Self-grooming is a critical component of the honey bee grooming solicitation dance (Bozic and Valentincic 1995). We did not notice or record dances in the current study, and the lack of correlation between self-grooming and allogrooming suggests very few occurred (Pettis and Pankiw 1998) despite a substantial overall rate of allogrooming. Though the dance is highly effective at inducing allogrooming (Bozic and Valentincic 1995), past studies suggest that the self-grooming component may play a larger role in parasite and pathogen resistance than the allogrooming response from nestmates (Pettis and Pankiw 1998). Our results support this finding, though it is important to note that our sample size, coupled with the low frequency of allogrooming, may have limited our ability to detect the relationships between health challenges, allogrooming, and survivorship.

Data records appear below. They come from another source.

# zgbkdlm/fbs

Hardware: AMD Instinct MI355X
Metric: particle-steps/sec (N x T per Gibbs sweep) (higher is better)
Workload: dtype f32; 1 GPU; 2-D Gaussian bridge toy (BASELINE config 2): N=65536 particles, T=500 steps, ts=linspace(0,2), analytic score, gibbs_kernel eb=True ef=False marg_y=False, conditional killing resampling; one step = one Gibbs sweep of a batch of 4 chain(s) (reference driver default nchains=4, vmapped); nparticles=65536, nsteps=500, nchains=4, du=1, dv=1, parallelism=1 GPU(s) x 4 independent chain(s) each, no collective

## Files before the change

### fbs_amd/csrc/fbsmi_lg.hip

```cpp
#include <hip/hip_runtime.h>

#include <array>
#include <cmath>
#include <cstdlib>
#include <map>
#include <mutex>
#include <new>
#include <string>
#include <utility>
#include <vector>

#include "../../include/fbsmi.h"
#include "fbsmi_device.h"
#include "fbsmi_em_path.h"
#include "fbsmi_host.h"

namespace fbsmi {

constexpr int kMaxNbSweep = 1024;
constexpr int kNumProfKernels = 3;

struct LgDev {
    int C;
    int Ctot, c0;
// ... 1183 lines not shown
        }
        __syncthreads();
        t2[0] = waves_combine(L.xch[0][0], L.xch[0][1], L.xch[0][2], L.xch[0][3], s2[0], p2[0]);
        t2[1] = waves_combine(L.xch[1][0], L.xch[1][1], L.xch[1][2], L.xch[1][3], s2[1], p2[1]);
    }
    rootW = t2[0];
    last = d.plus1 ? t2[0] + e.xw : t2[0];
    const float Ji = fmaxf(1.0f - (d.plus1 ? t2[1] + e.xj : t2[1]), 0.0f);
    if (tid) L.topW[g] = make_float2(tree_left_sum(p2[0], tid), e.wf);
    const float tile_ref = tree_fold(Ji, e.refsib);
    float bsib[8];
    {
        const int wb = b_ref >> 6;
#pragma unroll
        for (int lv = 0; lv < 6; ++lv) bsib[lv] = L.bc[lv];
        bsib[6] = L.xch[1][wb ^ 1];
        bsib[7] = (wb & 2) ? L.xch[1][0] + L.xch[1][1] : L.xch[1][2] + L.xch[1][3];
    }
    const float rootJ = ref_extra ? t2[1] : tree_fold(tile_ref, bsib);
    const float lastJ = d.plus1 ? rootJ + (ref_extra ? Ji : e.xj) : rootJ;
    if (tid) {
        const int c = __builtin_ctz(tid);
        const bool hit = !ref_extra && b_ref < tid && b_ref >= tid - (1 << c);
        const float left = hit ? tree_fold(tile_ref, bsib, c) : tree_left_sum(p2[1], tid);
        const float jw = d.plus1 ? jprob_at(e.wf, w_max, d.N) : jprob_pow2(e.wf, w_max, inv_n);
        const float jf = tid * kBlock == i_ref ? Ji : (tid < nb ? jw : 0.0f);
        L.topJ[g] = make_float2(left, jf);
    }
    __syncthreads();
    const float q = lastJ * (1.0f - u3);
    const int top_levels = 31 - __builtin_clz(nb);
    float P = 0.0f, E = rootJ;
    int h = tree_walk_n(L.topJ, kBlock / nb, top_levels, q, P, E);
    const int lo0 = (h - kBlock) * kBlock;
    const float wj = d.w[lo0 + tid];
    float s1[1], t1s[1];
    TreePath p1[1];
    s1[0] = lo0 + tid == i_ref ? Ji : (d.plus1 ? jprob_at(wj, w_max, d.N) : jprob_pow2(wj, w_max, inv_n));
    const float xj = s1[0];
    block_upsweep_n<1>(s1, p1, L.xch[4], t1s);
    if (tid) L.tileJ[g] = make_float2(tree_left_sum(p1[0], tid), xj);
    __syncthreads();
    h = tree_walk_n(L.tileJ, 1, 6, q, P, E);
    {
        const float2 a = L.tileJ[h];
        const float4 c = *reinterpret_cast<const float4*>(L.tileJ + 2 * h);
        const bool g1 = tree_walk(a, q, P, E);
        const float tt = P + (g1 ? c.x : c.z);
        const bool gl = q <= E;
        E = gl ? tt : E;
        h = 4 * h + (g1 ? 0 : 2) + (gl ? 0 : 1);
    }
    const int leaf = lo0 + h - kBlock;
    return q <= E ? leaf : leaf + 1;
}

__device__ __forceinline__ void tree_search_lds(const TreeLds& L, int nb, float q, float& P, float& E, int& tile, int& h) {
    h = tree_walk_n(L.topW, kBlock / nb, 31 - __builtin_clz(nb), q, P, E);
    tile = h - kBlock;
    h = tree_walk_n(L.midW + tile * kMidN, 1, kMidLv, q, P, E);
}

struct TreeRound {
    float s1, y1, s2l, y2l, s2r, y2r, s3a, y3a, s3b, y3b, s3c, y3c, s3d, y3d;
};

__device__ __forceinline__ TreeRound tree_round_load(const LgDev& d, int tile, int h) {
    const float2* tr = d.trW + (size_t)tile * kTreeNodes;
    const float2 n1 = tr[h];
    const float4 n2 = *reinterpret_cast<const float4*>(tr + 2 * h);
    if constexpr (kMidLv == 4) {
        return TreeRound{n1.x, n1.y, n2.x, n2.y, n2.z, n2.w, 0.f, 0.f, 0.f, 0.f, 0.f, 0.f, 0.f, 0.f};
    } else {
        const float4 n3a = *reinterpret_cast<const float4*>(tr + 4 * h);
        const float4 n3b = *reinterpret_cast<const float4*>(tr + 4 * h + 2);
        return TreeRound{n1.x, n1.y, n2.x, n2.y, n2.z, n2.w, n3a.x, n3a.y, n3a.z, n3a.w, n3b.x, n3b.y, n3b.z, n3b.w};
    }
}

__device__ __forceinline__ int tree_round_walk(const TreeRound r, int tile, int h, float q, float& P, float& E) {
    static_assert(kMidLv == 3 || kMidLv == 4, "the round covers the levels between the LDS part and the last four leaves");
    const bool g1 = tree_walk(make_float2(r.s1, r.y1), q, P, E);
    const bool g2 = tree_walk(make_float2(g1 ? r.s2l : r.s2r, g1 ? r.y2l : r.y2r), q, P, E);
    int h4 = 4 * h + (g1 ? 0 : 2) + (g2 ? 0 : 1);
    if constexpr (kMidLv == 3) {
        const float s3 = g1 ? (g2 ? r.s3a : r.s3b) : (g2 ? r.s3c : r.s3d);
        const float y3 = g1 ? (g2 ? r.y3a : r.y3b) : (g2 ? r.y3c : r.y3d);
        h4 = 2 * h4 + (tree_walk(make_float2(s3, y3), q, P, E) ? 0 : 1);
    }
    return tile * kBlock + (h4 - 64) * 4;
}

__device__ __forceinline__ int tree_leaves_walk(float4 w4, int lo, float q, float P, float E) {
    const bool g4 = tree_walk(make_float2(w4.x + w4.y, w4.z), q, P, E);
    const float tt = P + (g4 ? w4.x : w4.z);
    const bool g5 = q <= E;
    const float e1 = g5 ? tt : E;
    const int leaf = lo + (g4 ? 0 : 2) + (g5 ? 0 : 1);
    return q <= e1 ? leaf : leaf + 1;
}

template <int DMAX>
constexpr bool kEarlyRow = DMAX <= 2;

template <int DMAX>
__device__ __forceinline__ int tree_redraw(const LgDev& d, const float* up, int tile, int h, float q, float P, float E,
                                           float (&ucand)[DMAX]) {
    const int N = d.N;
    const TreeRound rd = tree_round_load(d, tile, h);
    const int lo = tree_round_walk(rd, tile, h, q, P, E);
    const float4 w4 = *reinterpret_cast<const float4*>(d.w + lo);
    float4 ug[DMAX];
    float ue[DMAX];
    if (kEarlyRow<DMAX>) {
        const int en = lo + 4 < N ? lo + 4 : N - 1;
#pragma unroll
        for (int r = 0; r < DMAX; ++r) {
            ug[r] = r < d.du ? *reinterpret_cast<const float4*>(up + (size_t)r * N + lo) : make_float4(0.f, 0.f, 0.f, 0.f);
            ue[r] = r < d.du ? up[(size_t)r * N + en] : 0.0f;
        }
    }
    const int red = tree_leaves_walk(w4, lo, q, P, E);
    if (kEarlyRow<DMAX>) {
        const int k = red - lo;
#pragma unroll
        for (int r = 0; r < DMAX; ++r) {
            const float lo2 = (k & 1) ? ug[r].y : ug[r].x, hi2 = (k & 1) ? ug[r].w : ug[r].z;
            ucand[r] = k >= 4 ? ue[r] : ((k & 2) ? hi2 : lo2);
        }
    }
    return red;
}

__device__ __forceinline__ int tree_build_shared(const LgDev& d, const TreeEntry& e, TreeLds& L, bool builder, int i_ref, float u3,
                                                 float w_max, float inv_n, float& last) {
    __shared__ int Jsh;
    __shared__ float lastsh;
    if (builder) {
        float lastb, rootW;
        const int J = tree_build(d, e, L, i_ref, u3, w_max, inv_n, lastb, rootW);
        if (threadIdx.x == 0) {
            Jsh = J;
            lastsh = lastb;
        }
    } else {
#pragma unroll
        for (int k = 0; k < kTreeBuildBarriers; ++k) __syncthreads();
    }
    __syncthreads();
    last = lastsh;
    return Jsh;
}

template <int DMAX, int HALVES>
__global__ void __launch_bounds__(kBlock * HALVES) k_lg_prop1t(LgDev dd, int s) {
    const LgDev d = chain_view(dd, blockIdx.y);
    __shared__ TreeLds L;
    __shared__ float part[2][4 * HALVES];
    const int N = d.N, tid = threadIdx.x & (kBlock - 1), half = threadIdx.x / kBlock;
    int bx = blockIdx.x;
    if (dd.pin) {
        if (blockIdx.x & 7) return;
        bx = blockIdx.x >> 3;
    }
    const int tileb = bx * HALVES + half;
    const int m = tileb * kBlock + tid;
    const bool live = m < N;
    GibbsStep<DMAX> g = gibbs_step_entry<DMAX>(d, s);
    const float w_max = d.scal[1];
    const float inv_n = 1.0f / (float)N;
    TreeEntry te{};
    if (half == 0) te = tree_entry_loads(d);
    gibbs_step_entry_rows<DMAX>(d, s, g);
    float xi[DMAX];
#pragma unroll
    for (int r = 0; r < DMAX; ++r)
        xi[r] = r < d.du ? normal_at(g.t0, g.t1, (uint64_t)N * d.du, (uint64_t)(live ? m : 0) * d.du + r) : 0.0f;
    float last, rootW;
    int J;
    if (HALVES == 1) {
        J = tree_build(d, te, L, g.i_ref, g.u3, w_max, inv_n, last, rootW);
    } else {
        J = tree_build_shared(d, te, L, half == 0, g.i_ref, g.u3, w_max, inv_n, last);
        rootW = last;
    }
    const int src = live ? roll_source(m, roll_shift(g.j_ref, J, N), N) : 0;
    const float ws = d.w[src];
    float u[DMAX];
    load_row<DMAX>(d, g.up, src, u);
    const float u1 = uniform_at(g.a0, g.a1, (uint64_t)N, (uint64_t)src);
    const float u2 = uniform_at(g.b0, g.b1, (uint64_t)N, (uint64_t)src);
    const float q = last * (1.0f - u2);
    float P = 0.0f, E = rootW;
    int tile, h, red = 0;
    tree_search_lds(L, d.nb - d.plus1, q, P, E, tile, h);
    const bool killed = live && u1 * w_max >= ws;
    float ucand[DMAX];
    if (killed) red = tree_redraw<DMAX>(d, g.up, tile, h, q, P, E, ucand);
    gibbs_slot_gather<DMAX, kEarlyRow<DMAX>>(d, g, s, m, src, killed, red, u, ucand, live);
    const float l = gibbs_slot_finish<DMAX>(d, g, s, m, u, xi, live);
    float mx, sx;
    block_lse_partial_tiles(l, part[0], part[1], mx, sx);
    if (tid == 0) {
        d.bmax[tileb] = mx;
        d.bsumexp[tileb] = sx;
    }
}

template <int DMAX>
constexpr bool kPairNoise = DMAX <= 4;
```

Particularly for allogrooming, its function, triggers, and impacts at the colony level remain unclear (Aumeier 2001; Evans and Spivak 2010). Allogrooming is a widespread trait that appears very early in social insect evolution (Fefferman et al. 2006). However, modeling studies suggest allogrooming only increases colony survival when disease exposure is periodic, not constant (Fefferman et al. 2006). Allogrooming may have evolved under very different disease and parasite conditions than present day, and as a result, the behavior could persist without a clear survival benefit. Alternatively, it is possible that the benefits of allogrooming emerge only under very specific contexts, e.g., when an individual is sick with a pathogen that is capable of spreading amongst individuals, or in cases where honey bees couple grooming with other parasite defense capabilities, for example the ability to injure ectoparasites once removed (Guzman-Novoa et al. 2012; Smith et al. 2021). Exposure route (e.g., injection or parasite-mediated versus feeding) is known to impact viral pathogenicity and immune function (Yang and Cox-Foster 2007; Grozinger and Flenniken 2019; Al Naggar and Paxton 2020), and thus may be tied to the efficacy of allogrooming. Future studies could evaluate these possibilities by monitoring the extent to which, e.g., virus-infected bees direct behaviors towards healthy individuals, and the consequences for these interactions. Studies could also evaluate grooming interactions and their consequences across genotypes that differ in, for example, mite-biting behaviors. The honey bee highlights the complexity of interpreting the evolution and function of grooming interactions in highly social species.

The weak positive impacts of allogrooming could suggest that self-grooming (a key feature of the grooming repertoire that is also part of the allogrooming dance signal) may be the more critical disease management or survival component of the grooming repertoire (Pettis and Pankiw 1998; Aumeier 2001; Bąk and Wilde 2016). Such a pattern would be significant, because self-grooming does not put nestmates at risk of contracting a disease or becoming parasitized through contact (Bozic and Valentincic 1995; Richard et al. 2012). Though some studies show self-grooming is an important component of parasite defense (Aumeier 2001; Guzman-Novoa et al. 2012), to our knowledge, no study has assessed whether self-grooming modulates individual survivorship in other contexts that elicit the behavior. Here we demonstrate that self-directed behaviors may serve important individual and social functions, and perhaps should be considered alongside allogrooming in studies of the evolution of social immunity behaviors.